Targeting the tumour-brain interface « Charlie Teo Foundation

Targeting the tumour-brain interface

Researcher name: A/Prof Xi Huang
Institution: The Hospital for Sick Children, University of Toronto, Canada
Grant Name: Research Rebels
Grant amount (AUD): $200k
Grant Awarded: 2024
Status: Ongoing

Meet the Researcher

A/Prof Xi Huang is an Associate Professor in Molecular Genetics at the University of Toronto, Canada. Xi completed his PhD in the development of brain cancer at Vanderbilt University.

Xi recently developed the first ever drug in its class in the world to disrupt communication between neurons and brain cancer cells.

Xi’s work was published on the front cover of the prestigious journal Nature Cancer in October 2023. He hopes this drug will be the next generation therapy on a global scale to benefit brain cancer patients in the future. That thought makes Xi the happiest man alive!

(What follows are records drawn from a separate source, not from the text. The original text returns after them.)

-  struct TileRegs { half8_t k[NLD], v[NLD], kl[X3 ? NLD : 1], vl[X3 ? NLD : 1]; };
-  TileRegs ra;
-  const unsigned ldk2 = (unsigned)p.ldk * 2u, ldv2 = (unsigned)p.ldv * 2u;
-  const char* const Kl = (const char*)(K + p.planeK);
-  const char* const Vl = (const char*)(V + p.planeV);
-  auto load_k = [&](int kbase, TileRegs& r) {
-#pragma unroll
-    for (int i = 0; i < NLD; ++i) {
-      const int c = tid + i * NT;
-      const int row = c / CPR, cc = c - row * CPR;
-      if (LDFULL || c < KTT * CPR) {
-        const unsigned ok = (unsigned)min(kbase + row, key_end - 1) * ldk2 + (unsigned)cc * 16u;
-        r.k[i] = *(const half8_t*)((const char*)K + ok);
-        if (X3) r.kl[i] = *(const half8_t*)(Kl + ok);
-      }
-    }
-  };
-  auto load_v = [&](int kbase, TileRegs& r) {
-#pragma unroll
-    for (int i = 0; i < NLD; ++i) {
-      const int c = tid + i * NT;
-      const int row = c / CPR, cc = c - row * CPR;
-      if (LDFULL || c < KTT * CPR) {
-        const unsigned ov = (unsigned)min(kbase + row, key_end - 1) * ldv2 + (unsigned)cc * 16u;
-        r.v[i] = *(const half8_t*)((const char*)V + ov);
-        if (X3) r.vl[i] = *(const half8_t*)(Vl + ov);
-      }
-    }
-  };
-  auto store_k = [&](int buf, const TileRegs& r) {
-#pragma unroll
-    for (int i = 0; i < NLD; ++i) {
-      const int c = tid + i * NT;
-      const int row = c / CPR, cc = c - row * CPR;
-      if (LDFULL || c < KTT * CPR) {
-        *(half8_t*)(sKb[buf] + row * KS + cc * 8) = r.k[i];
-        if (X3) *(half8_t*)(sKl[buf] + row * KS + cc * 8) = r.kl[i];
-      }
-    }
-  };
-  auto store_v = [&](int buf, const TileRegs& r) {
-#pragma unroll
-    for (int i = 0; i < NLD; ++i) {
-      const int c = tid + i * NT;
-      const int row = c / CPR, cc = c - row * CPR;
-      if (LDFULL || c < KTT * CPR) {
-        *(half8_t*)(sVb[buf] + row * VS + cc * 8) = r.v[i];
-        if (X3) *(half8_t*)(sVl[buf] + row * VS + cc * 8) = r.vl[i];
-      }
-    }
-  };
-
-  const int krow = (ql & 0x13) | ((ql & 4) << 1) | ((ql & 8) >> 1);
-  const int tr_row = 8 * hh + ((lane & 15) >> 2);
-  const int tr_col = 16 * ((lane >> 4) & 1) + 4 * (lane & 3);
-
   int ntiles = (max(key_end - key0, 0) + KTT - 1) / KTT;
   if (p.causal) {
     const int qlast = min(p.Tq, (qb + 1) * (32 * NWAVE)) - 1;
@@ -158,18 +105,126 @@
   const int qidx = q0 + ql;
   const bool active = q0 < p.Tq;
 
-  auto qk = [&](int t, f32x16 (&s)[NU]) {
-    const half_t* sK = sKb[t & 1];
+  const int wv = __builtin_amdgcn_readfirstlane(wave);
+  const unsigned ldk2 = (unsigned)p.ldk * 2u, ldv2 = (unsigned)p.ldv * 2u;
+  const char* ksrc[X3 ? NPW : 1];
+  const char* vsrc[X3 ? NPW : 1];
+  unsigned plds[X3 ? NPW : 1], pkc[X3 ? NPW : 1], pvc[X3 ? NPW : 1];
+  int prow[X3 ? NPW : 1];
+#pragma unroll
+  for (int i = 0; i < (X3 ? NPW : 0); ++i) {
+    const int q = wv + NWAVE * i;
+    const int pl = PPP % NWAVE == 0 ? NWAVE * i / PPP : q / PPP;
+    const int j = q - pl * PPP;
+    const int c = 64 * j + lane;
+    const int blk = c / (8 * CPR), w8 = c - blk * (8 * CPR);
+    const int r = 8 * blk + ((w8 >> 2) & 7), ch = 4 * (w8 >> 5) + (w8 & 3);
+    prow[i] = r;
+    pkc[i] = (unsigned)(ch ^ ((r >> 2) & 3)) * 16u;
+    pvc[i] = (unsigned)ch * 16u;
+    plds[i] = (unsigned)(pl * PLANE * 2 + j * 1024);
+    ksrc[i] = attn_sgpr_ptr(K + pl * p.planeK);
+    vsrc[i] = attn_sgpr_ptr(V + pl * p.planeV);
+  }
+  const unsigned lds0 = (unsigned)(uintptr_t)smem;
+  auto key_row = [&](int t, int i) { return (unsigned)min(key0 + t * KTT + prow[i], key_end - 1); };
+  auto dma_k = [&](int t, int st) {
+#pragma unroll
+    for (int i = 0; i < NPW; ++i) attn_dma16(lds0 + (unsigned)(st * STAGE * 2) + plds[i], key_row(t, i) * ldk2 + pkc[i], ksrc[i]);
+  };
+  auto dma_v = [&](int t, int st) {
+#pragma unroll
+    for (int i = 0; i < NPW; ++i)
+      attn_dma16(lds0 + (unsigned)((st * STAGE + 2 * PLANE) * 2) + plds[i], key_row(t, i) * ldv2 + pvc[i], vsrc[i]);
+  };
+  half8_t rk[X3 ? 1 : NLD], rv[X3 ? 1 : NLD];
+  auto load_tile = [&](int t) {
+#pragma unroll
+    for (int i = 0; i < (X3 ? 0 : NLD); ++i) {
+      const int c = tid + i * NT;
+      const int row = c / CPR, cc = c - row * CPR;
+      if (LDFULL || c < KTT * CPR) rk[i] = *(const half8_t*)((const char*)K + ((unsigned)min(key0 + t * KTT + row, key_end - 1) * ldk2 + (unsigned)cc * 16u));
+    }
+#pragma unroll
+    for (int i = 0; i < (X3 ? 0 : NLD); ++i) {
+      const int c = tid + i * NT;
+      const int row = c / CPR, cc = c - row * CPR;
+      if (LDFULL || c < KTT * CPR) rv[i] = *(const half8_t*)((const char*)V + ((unsigned)min(key0 + t * KTT + row, key_end - 1) * ldv2 + (unsigned)cc * 16u));
+    }
+  };
+  auto store_tile = [&](int st) {
+#pragma unroll
+    for (int i = 0; i < (X3 ? 0 : NLD); ++i) {
+      const int c = tid + i * NT;
+      const int row = c / CPR, cc = c - row * CPR;
+      if (LDFULL || c < KTT * CPR) *(half8_t*)(k_at(st) + row * KS + cc * 8) = rk[i];
+    }
+#pragma unroll
+    for (int i = 0; i < (X3 ? 0 : NLD); ++i) {
+      const int c = tid + i * NT;
+      const int row = c / CPR, cc = c - row * CPR;
+      if (LDFULL || c < KTT * CPR) *(half8_t*)(v_at(st) + row * VS + cc * 8) = rv[i];
+    }
+  };
+
+  const bool piped = PIPE && !p.causal;
+  if constexpr (X3) {
+    if (piped) {
+      dma_k(0, 0);
+#pragma unroll
+      for (int s = 1; s < NST; ++s) {
+        if (s < ntiles) dma_k(s, s);
+        if (s - 1 < ntiles) dma_v(s - 1, s - 1);
+      }
+    } else {
+#pragma unroll
+      for (int s = 0; s + 1 < NST; ++s)
+        if (s < ntiles) { dma_k(s, s); dma_v(s, s); }
+    }
+  }
+
+  half8_t qf[NKS], qfl[X3 ? NKS : 1];
+  const half_t* qp = Q + (long)min(q0 + ql, p.Tq - 1) * p.ldq + 8 * hh;
+#pragma unroll
+  for (int ks = 0; ks < NKS; ++ks) qf[ks] = *(const half8_t*)(qp + 16 * ks);
+  if (X3) {
+#pragma unroll
+    for (int ks = 0; ks < NKS; ++ks) qfl[ks] = *(const half8_t*)(qp + p.planeQ + 16 * ks);
+  }
+  if constexpr (X3) __builtin_amdgcn_s_waitcnt(0x0F70);
+
+  f32x16 oacc[NDT];
+#pragma unroll
+  for (int d = 0; d < NDT; ++d)
+#pragma unroll
+    for (int r = 0; r < 16; ++r) oacc[d][r] = 0.f;
+  float m_run = -INFINITY;
+  f32x16 lacc;
+#pragma unroll
+  for (int r = 0; r < 16; ++r) lacc[r] = 0.f;
+  float l_run = 0.f;
+  half8_t ones;
+#pragma unroll
+  for (int i = 0; i < 8; ++i) ones[i] = (half_t)1.0f;
+
+  const int krow = (ql & 0x13) | ((ql & 4) << 1) | ((ql & 8) >> 1);
+  const int kre = 8 * ((krow >> 3) * 8 * CPR + (krow & 7) * 4 + (hh ^ ((krow >> 2) & 3)));
+  const int kro = kre ^ 16;
+  const int vrd = X3 ? 8 * (hh * 8 * CPR + ((lane >> 2) & 3) * 4 + 2 * ((lane >> 4) & 1) + ((lane >> 1) & 1)) + 4 * (lane & 1)
+                     : (8 * hh + ((lane & 15) >> 2)) * VS + 16 * ((lane >> 4) & 1) + 4 * (lane & 3);
+
+  auto qk = [&](int st, f32x16 (&s)[NU]) {
+    const half_t* sK = k_at(st);
 #pragma unroll
     for (int u = 0; u < NU; ++u) {
 #pragma unroll
       for (int r = 0; r < 16; ++r) s[u][r] = 0.f;
-      const half_t* kp = sK + (32 * u + krow) * KS + 8 * hh;
 #pragma unroll
       for (int ks = 0; ks < NKS; ++ks) {
-        half8_t kf = *(const half8_t*)(kp + 16 * ks);
+        const half_t* kp = X3 ? sK + ((ks & 1) ? kro : kre) + 32 * DH * u + 256 * (ks >> 1) : sK + (32 * u + krow) * KS + 8 * hh + 16 * ks;
+        half8_t kf = *(const half8_t*)kp;
         half8_t kl;
-        if (X3) kl = *(const half8_t*)(sKl[t & 1] + (32 * u + krow) * KS + 8 * hh + 16 * ks);
+        if (X3) kl = *(const half8_t*)(kp + PLANE);
         s[u] = __builtin_amdgcn_mfma_f32_32x32x16_f16(kf, qf[ks], s[u], 0, 0, 0);
         if (X3) {
           s[u] = __builtin_amdgcn_mfma_f32_32x32x16_f16(kl, qf[ks], s[u], 0, 0, 0);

Beyond this recent discovery, he has a superstar track record of pursuing unorthodox brain tumour research that has led to innovative discoveries. This includes the use of Precision Magnetics to destroy GBM cells from within, how brain tumours become stiff and why this is important, and how brain tumours escape chemotherapy.

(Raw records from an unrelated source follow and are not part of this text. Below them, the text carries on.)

# leotimus/recommender-tensorflow

Measured on AMD Instinct MI355X. Metric: examples/sec DeepFM batch=65536 (full train step), higher is better.
Workload: dtype f32 (MLP GEMM operands: fp16 hi+lo split, 3 products, fp32 accumulate)

## Files before the change

include/mi355x_rec.h:

```cpp
#ifndef MI355X_REC_H
#define MI355X_REC_H

#include <stddef.h>
#include <stdint.h>

#ifdef __cplusplus
extern "C" {
#endif

typedef void* mi_stream_t;

enum mi_status {
  MI_OK = 0,
  MI_ERR_INVALID = -1,
  MI_ERR_UNSUPPORTED = -2,
  MI_ERR_LAUNCH = -3,
  MI_ERR_WORKSPACE = -4
};

int32_t mi_abi_version(void);
const char* mi_last_error(void);
const char* mi_build_info(void);

typedef struct mi_step_state {
// ... 100 lines not shown
  float lr_t;
  float decay, momentum;
  float lr_power, l1, l2;
} mi_opt_hparams;

int32_t mi_axpy(float* y, const float* x, int64_t n, float alpha, mi_stream_t stream);

int32_t mi_dense_apply(float* param, float* slot0, float* slot1, const float* grad, int64_t n,
                       const mi_opt_hparams* hp, mi_stream_t stream);

int32_t mi_sparse_apply(float* table, float* t_slot0, float* t_slot1, float* lin_w, float* l_slot0,
                        float* l_slot1, int32_t* last_step, const int32_t* uniq_rows,
                        const int32_t* seg_start, const int32_t* sorted_entry,
                        const int32_t* num_uniq, int64_t n_max, const float* d_rows,
                        const float* d_lin, int32_t E, int32_t step, const mi_opt_hparams* hp,
                        int32_t lin_stride, int64_t table_stride, int64_t grad_stride, mi_stream_t stream);

int32_t mi_sparse_apply_fused(float* table, float* t_slot0, float* t_slot1, float* lin_w, float* l_slot0,
                              float* l_slot1, int32_t* last_step, const int32_t* uniq_rows,
                              const int32_t* seg_start, const int32_t* sorted_entry, const int32_t* num_uniq,
                              int64_t n_max, const float* d_concat, int64_t ld_dconcat, const float* sumv,
                              const float* d_logit_fm, const float* d_logit_lin, int32_t F, int32_t E,
                              int32_t step, const mi_opt_hparams* hp, int32_t lin_stride, int64_t table_stride, mi_stream_t stream);

enum mi_catchup_flags { MI_CATCHUP_DEFER_SLOTS = 1, MI_CATCHUP_BOUNDED = 2, MI_CATCHUP_KEEP_STAMPS = 4, MI_CATCHUP_LOCAL_ORDER = 8 };
int32_t mi_catchup_local_chunk_rows(void);
int32_t mi_catchup_bounded_runs(float beta1, float beta2, float epsilon);
int32_t mi_catchup_local_plan(int64_t n_max, int64_t num_uniq, int64_t* plan);
int32_t mi_catchup_gap_keys(const int32_t* uniq_rows, const int32_t* num_uniq, const int32_t* last_step, int64_t n_max,
                            int32_t step_to, int32_t* keys, int32_t lin_stride, mi_stream_t stream);

int32_t mi_catchup_rows_by_gap(const int32_t* uniq_rows, const int32_t* num_uniq, const int32_t* last_step, int64_t n_max,
                               int32_t step_to, int32_t lin_stride, int32_t* rows_out, void* workspace,
                               size_t workspace_bytes, mi_stream_t stream);


int32_t mi_selftest_sqrt(uint32_t first_bits, int64_t count, uint64_t* mismatches, mi_stream_t stream);

int32_t mi_selftest_div(float d, uint32_t first_bits, int64_t count, uint64_t* out, mi_stream_t stream);

int32_t mi_sparse_catchup(float* table, float* t_m, float* t_v, float* lin_w, float* l_m, float* l_v,
                          int32_t* last_step, const int32_t* uniq_rows, const int32_t* num_uniq,
                          int64_t n_max, int32_t E, int32_t step_to, const float* lr_table,
                          float beta1, float beta2, float epsilon, int32_t flags, int32_t lin_stride,
                          int64_t table_stride, mi_stream_t stream);

// ... 266 lines not shown
```

recommender-tensorflow_amd/csrc/optim.hip:

```cpp
#include "common.h"
#include "optim_rules.h"
#include <algorithm>

namespace {

constexpr int kBlock = 256;

__global__ __launch_bounds__(kBlock) void dense_apply_k(float* __restrict__ w, float* __restrict__ s0,
                                                        float* __restrict__ s1,
                                                        const float* __restrict__ g, int64_t n,
                                                        Hp h, const mi_step_state_t* __restrict__ st) {
  if (st) h.lr_t = st->lr_t;
  const int64_t stride = static_cast<int64_t>(gridDim.x) * kBlock;
  for (int64_t i = static_cast<int64_t>(blockIdx.x) * kBlock + threadIdx.x; i < n; i += stride) {
    float wv = w[i], a = s0 ? s0[i] : 0.f, b = s1 ? s1[i] : 0.f;
    dense_rule(h, wv, a, b, g[i]);
    w[i] = wv;
    if (s0) s0[i] = a;
    if (s1) s1[i] = b;
  }
}

typedef float f32x4_t __attribute__((ext_vector_type(4)));
__device__ __forceinline__ float4 ld4_nt(const float* p) {
// ... 5 lines not shown
  __builtin_nontemporal_store(x, reinterpret_cast<f32x4_t*>(p));
}

struct FusedGrad {
  const float* d_concat; int64_t ldd; const float* sumv; const float* dlf; const float* dll; int F;
  int64_t b0;
};

constexpr int kLongSeg = 48;
constexpr int kRun = 1;

struct ApplyArgs {
  float* table; float* t0; float* t1;
  float* lin_w; float* l0; float* l1;
  int32_t* last_step;
  const int32_t* uniq_rows; const int32_t* seg_start; const int32_t* sorted_entry; const int32_t* num_uniq;
  const float* d_rows; const float* d_lin;
  int E, step;
  float* out_rows; float* out_lin; int u_begin, u_count;
  int ls;
  const mi_step_state_t* st;
  int64_t ts;
  int64_t gs, gls, os, ols;
};

template <bool FUSED>
__device__ __forceinline__ void seg_accumulate(const ApplyArgs& a, const FusedGrad& fg, int k_beg, int k_end, int l,
                                               bool lane_on, const float4& w, float4& g, float& gl) {
  const int E = a.E;
  for (int k = k_beg; k < k_end; ++k) {
    const int64_t e = a.sorted_entry[k];
    if constexpr (FUSED) {
      const int64_t bg = e / fg.F;
      const int f = static_cast<int>(e - bg * fg.F);
      const int64_t b = bg - fg.b0;
      if (a.table && lane_on) {
        float4 v = make_float4(0.f, 0.f, 0.f, 0.f);
        if (fg.d_concat) v = ld4(fg.d_concat + b * fg.ldd + static_cast<int64_t>(f) * E + 4 * l);
        if (fg.dlf) {
          const float gf = fg.dlf[b];
          if (fg.sumv) {
            const float4 sv = ld4(fg.sumv + b * E + 4 * l);
            v.x += gf * (sv.x - w.x); v.y += gf * (sv.y - w.y);
            v.z += gf * (sv.z - w.z); v.w += gf * (sv.w - w.w);
          } else {
            v.x -= gf * w.x; v.y -= gf * w.y; v.z -= gf * w.z; v.w -= gf * w.w;
          }
// ... 58 lines not shown
      for (int j = 0; j < missed; ++j) { s0 = s0 * h.beta1; s1 = s1 * h.beta2; }
      sparse_rule(h, lw, s0, s1, gl);
      a.lin_w[o] = lw;
      if (a.l0) a.l0[o] = s0;
      if (a.l1) a.l1[o] = s1;
    }
    if (a.last_step) a.last_step[r * a.ls] = a.step;
  }
}

__device__ __forceinline__ void store_row(const ApplyArgs& a, int64_t u, int l, bool lane_on, const float4& g, float gl) {
  if (a.out_rows && lane_on) st4(a.out_rows + u * a.os + 4 * l, g);
  if (a.out_lin && l == 0) a.out_lin[u * a.ols] = gl;
}
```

His excellence is illustrated with prestigious awards including a Sontag Foundation Distinguished Scientist Award. Xi was also a Damon Runyon Postdoctoral Fellow at the University of California, San Francisco – awarded to emerging scientists with highly novel and impactful ideas. He holds the highly respected Government position of Canada Research Chair in Cancer Biophysics.

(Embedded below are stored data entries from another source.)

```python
class Task:

    def __init__(self, config_path, base_dir=None):
# ... 60 lines not shown
        buf = (C.c_char * (n * dtype.itemsize)).from_address(C.addressof(p.contents))
        return np.frombuffer(buf, dtype=dtype).copy()

    def nodes(self):
        d = self.desc()
        return self._arr(d.nodes, d.n_nodes, capi.NODE_DTYPE)

    def triangles(self):
        d = self.desc()
        return self._arr(d.tris, d.n_tris, capi.TRI_DTYPE)

    def light_triangles(self):
        d = self.desc()
        return self._arr(d.light_tris, d.n_light_tris, capi.TRI_DTYPE)

    def materials(self):
        d = self.desc()
        return self._arr(d.materials, d.n_materials, capi.MAT_DTYPE)

    def lights(self):
        d = self.desc()
        return self._arr(d.lights, d.n_lights, capi.LIGHT_DTYPE)

    @property
    def root(self):
        return int(self.desc().root)

    def objects(self):
        n = C.c_uint32()
        capi.check(capi.lib().crt_host_scene_num_objects(self._h, C.byref(n)), "crt_host_scene_num_objects")
# ... 44 lines not shown
        self.denoise_info = None
        self.variance_buffer = None

    def _handle(self, what):
        if not self._h:
            raise RuntimeError("%s: no single-device scene handle (freed, or a MultiRender)" % what)
        return self._h

    def accel_info(self):
        self._handle("accel_info")
        a = capi.AccelInfo()
        capi.check(capi.lib().crt_scene_accel_info(self._h, C.byref(a)), "crt_scene_accel_info")
        return a.as_dict()

    EXPORT_ARRAYS = {"nodes": np.float32, "nodes3": np.float32, "nodes4": np.float32, "nodes4i": np.float32, "leaf_geo": np.float32,
                     "leaf_geo_i": np.float32, "rec_map": np.int32, "tri_geo": np.float32, "leaf_count": np.int32, "tri_nm": np.float32}

    def export_trees(self):
        h = self._handle("export_trees")
        L = capi.lib()
        out = {}
        for name, dt in self.EXPORT_ARRAYS.items():
            n = C.c_size_t()
            capi.check(L.crt_scene_export(h, name.encode(), None, 0, C.byref(n)), "crt_scene_export")
            a = np.zeros(n.value // np.dtype(dt).itemsize, dtype=dt)
            if n.value:
                capi.check(L.crt_scene_export(h, name.encode(), capi.ptr(a), a.nbytes, C.byref(n)), "crt_scene_export")
            out[name] = a.reshape(-1, 4) if dt is np.float32 else a
        s = capi.TreeScalars()
        n = C.c_size_t()
        capi.check(L.crt_scene_export(h, b"scalars", C.byref(s), C.sizeof(s), C.byref(n)), "crt_scene_export")
# ... 446 lines not shown
```

cudaraytracing_amd/csrc/crt_device.h:

```cpp
#ifndef CRT_DEVICE_H
#define CRT_DEVICE_H

#include <hip/hip_runtime.h>
#include <stdint.h>

#include "crt_detmath.h"

namespace crtdev {

#define CRT_EPSILON 0.00001f
#define CRT_BOUNCE_STACK_SIZE 64
#define CRT_TILE 8

#define NODE4I_F4 6
#define TNM_MAT(w_) ((w_) & 0x3fffffffu)
#define TNM_EMITTER(w_) (((w_) >> 30) & 1u)
#define TNM_SPECULAR(w_) ((w_) >> 31)
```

This project is game-changing because A/Prof. Huang’s lab have developed the world’s first-in-class designer peptide that disrupts communication between neurons and GBM cells, a crucial aspect often overlooked in brain cancer treatment. Notably, the peptide demonstrates efficacy even in chemo-resistant tumours, offering hope to patients with limited treatment options.

This project holds immense promise in offering hope and tangible benefits to people battling brain cancer. This approach not only inhibits tumour growth with minimal apparent toxicity but also holds potential in overcoming resistance to standard chemotherapy, providing renewed hope for patients facing limited treatment options. Additionally, by activating the immune system, the project offers the possibility of harnessing the body's own defences to fight the cancer, paving the way for more effective and comprehensive treatment strategies for individuals affected by GBM.

While immunotherapy has proven effective in treating various types of cancer, GBM remains a challenge due to its immunosuppressive environment. A novel peptide has been engineered to disrupt the EAG2 and Kvβ2 potassium channel complex, a key communication facilitator between neurons and GBM cells, showing strong effectiveness in treating GBM, including temozolomide-resistant GBMs. Interestingly, preliminary data suggests that this peptide not only reduces neoplastic cells but also remodels the immune microenvironment, increasing tumour-associated macrophages/microglia and T cells. Additionally, the treatment induces the expression of pro-inflammatory factors, suggesting an enhanced immune response.

The overarching aims in this grant includes:

Aim 1. Determine the impact of designer peptide treatment on GBM immune microenvironment.

Aim 2. Determine the therapeutic efficacy of combining designer peptide and immunotherapy.